Direct electron transfer catalysed by enzymes: application for biosensor development

Abstract

The ability to catalyse an electrode reaction via direct (mediatorless) electron transfer has been demonstrated for a number of redox enzymes. In the case of mediatorless electron transfer, the electron is transferred directly from the electrode to the substrate molecule via the active site of the enzyme, or vice versa. The electron itself is the second substrate for the reaction. An important point characterizing bioelectrocatalysis is the catalytic removal of the reaction over-voltage.
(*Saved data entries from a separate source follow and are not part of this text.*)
@@ -148,13 +148,13 @@
 
 
 kpd_status egnn_kernels_init();
-kpd_status launch_node_graph_index(const int *ptr, int B, int n, int *bidx, hipStream_t st);
+kpd_status launch_node_graph_index(const int *ptr, int B, int n, int *bidx, hipStream_t st, int *set_ok = nullptr,
+                                   const float *kp_h = nullptr, int fin = 0, int *rowmap = nullptr, int *ok = nullptr);
 kpd_status launch_egnn_meta(const int *counts, int e_kk, int active_mask, int active_last, const int *lig_ptr, const int *kp_ptr,
                             const int *ll_per_graph, const int *kk_rowptr, int B, const int *kl_off, float message_norm,
                             int update_kp, int *meta, float *z_lig, float *z_kp, hipStream_t st, int tile_rows = TM);
 kpd_status launch_embed(const float *in, int n, int fin, const float *W0, const float *b0, int hid, const float *W1t,
                         const float *b1, const float *t, const int *bidx, float *out, int identity, hipStream_t st);
-kpd_status launch_kp_classify(const float *kp_h, int n, int fin, const int *bidx, int *rowmap, int *ok, hipStream_t st);
 kpd_status launch_decode(const float *h, const float *x, const float *x0, int n, int atom_nf, int hid, const float *W0,
                          const float *b0, const float *W1, const float *b1, float *eps_h, float *eps_x, hipStream_t st);
 kpd_status launch_egnn_edge(const EdgeArgs &a, int tile_cap, hipStream_t st);
diff --git a/keypoint-diffusion_amd/csrc/egnn_kernels.hip b/keypoint-diffusion_amd/csrc/egnn_kernels.hip
--- a/keypoint-diffusion_amd/csrc/egnn_kernels.hip
+++ b/keypoint-diffusion_amd/csrc/egnn_kernels.hip
@@ -7,21 +7,8 @@
 
 namespace kpd {
 
-__global__ void k_node_graph_index(const int *__restrict__ ptr, int B, int n, int *__restrict__ bidx) {
-    const int i = blockIdx.x * blockDim.x + threadIdx.x;
-    if (i >= n) return;
-    int lo = 0, hi = B;
-    while (hi - lo > 1) {
-        const int mid = (lo + hi) >> 1;
-        if (ptr[mid] <= i) lo = mid; else hi = mid;
-    }
-    bidx[i] = lo;
-}
-
-__global__ void k_kp_classify(const float *__restrict__ kp_h, int n, int fin, const int *__restrict__ bidx, int *__restrict__ rowmap,
-                              int *__restrict__ ok) {
-    const int v = blockIdx.x * blockDim.x + threadIdx.x;
-    if (v >= n) return;
+__device__ __forceinline__ void kp_classify_row(const float *__restrict__ kp_h, int v, int graph, int fin, int *__restrict__ rowmap,
+                                                int *__restrict__ ok) {
     const unsigned *row = reinterpret_cast<const unsigned *>(kp_h) + (size_t)v * fin;
     int ones = 0, other = 0, c = 0;
     for (int k = 0; k < fin; ++k) {
@@ -29,8 +16,22 @@
         if (u == 0x3f800000u) { ++ones; c = k; }
         else if (u != 0u) other = 1;
     }
-    rowmap[v] = bidx[v] * fin + c;
+    rowmap[v] = graph * fin + c;
     if (ones != 1 || other) *ok = 0;
+}
+
+__global__ void k_node_graph_index(const int *__restrict__ ptr, int B, int n, int *__restrict__ bidx, int *__restrict__ set_ok,
+                                   const float *__restrict__ kp_h, int fin, int *__restrict__ rowmap, int *__restrict__ ok) {
+    const int i = blockIdx.x * blockDim.x + threadIdx.x;
+    if (i == 0 && set_ok) *set_ok = 0x3f800000;
+    if (i >= n) return;
+    int lo = 0, hi = B;
+    while (hi - lo > 1) {
+        const int mid = (lo + hi) >> 1;
+        if (ptr[mid] <= i) lo = mid; else hi = mid;
+    }
+    bidx[i] = lo;
+    if (kp_h) kp_classify_row(kp_h, i, lo, fin, rowmap, ok);
 }
 
 __global__ void k_egnn_meta(const int *__restrict__ counts, int e_kk, int active_mask, int active_last, const int *__restrict__ lig_ptr,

Therefore the enzyme attached to the electrode is able to catalyse electrode reaction and forms a ‘molecular transducer’. The substrate can be detected by potentiometric measurement of the removal of reaction over-voltage. The enzyme laccase is able to catalyse the reaction of oxygen electroreduction. Therefore a laccase molecular layer attached to the electrode surface forms an oxygen transducer. The formation of the layer results in a change of the electrocatalytic feature of the electrode. Laccase label coupled with either ligand or receptor allows the detection of ligand-receptor complex formation/dissociation on the electrode surface. The detection is virtually reagentless. The substrates for the reaction are molecular oxygen and the electron itself. Numerous reagentless immunosensors of different formats (competitive, displacement and sandwich) have been developed, as well as the reagentless detection system for immunofiltration/immunochromatography.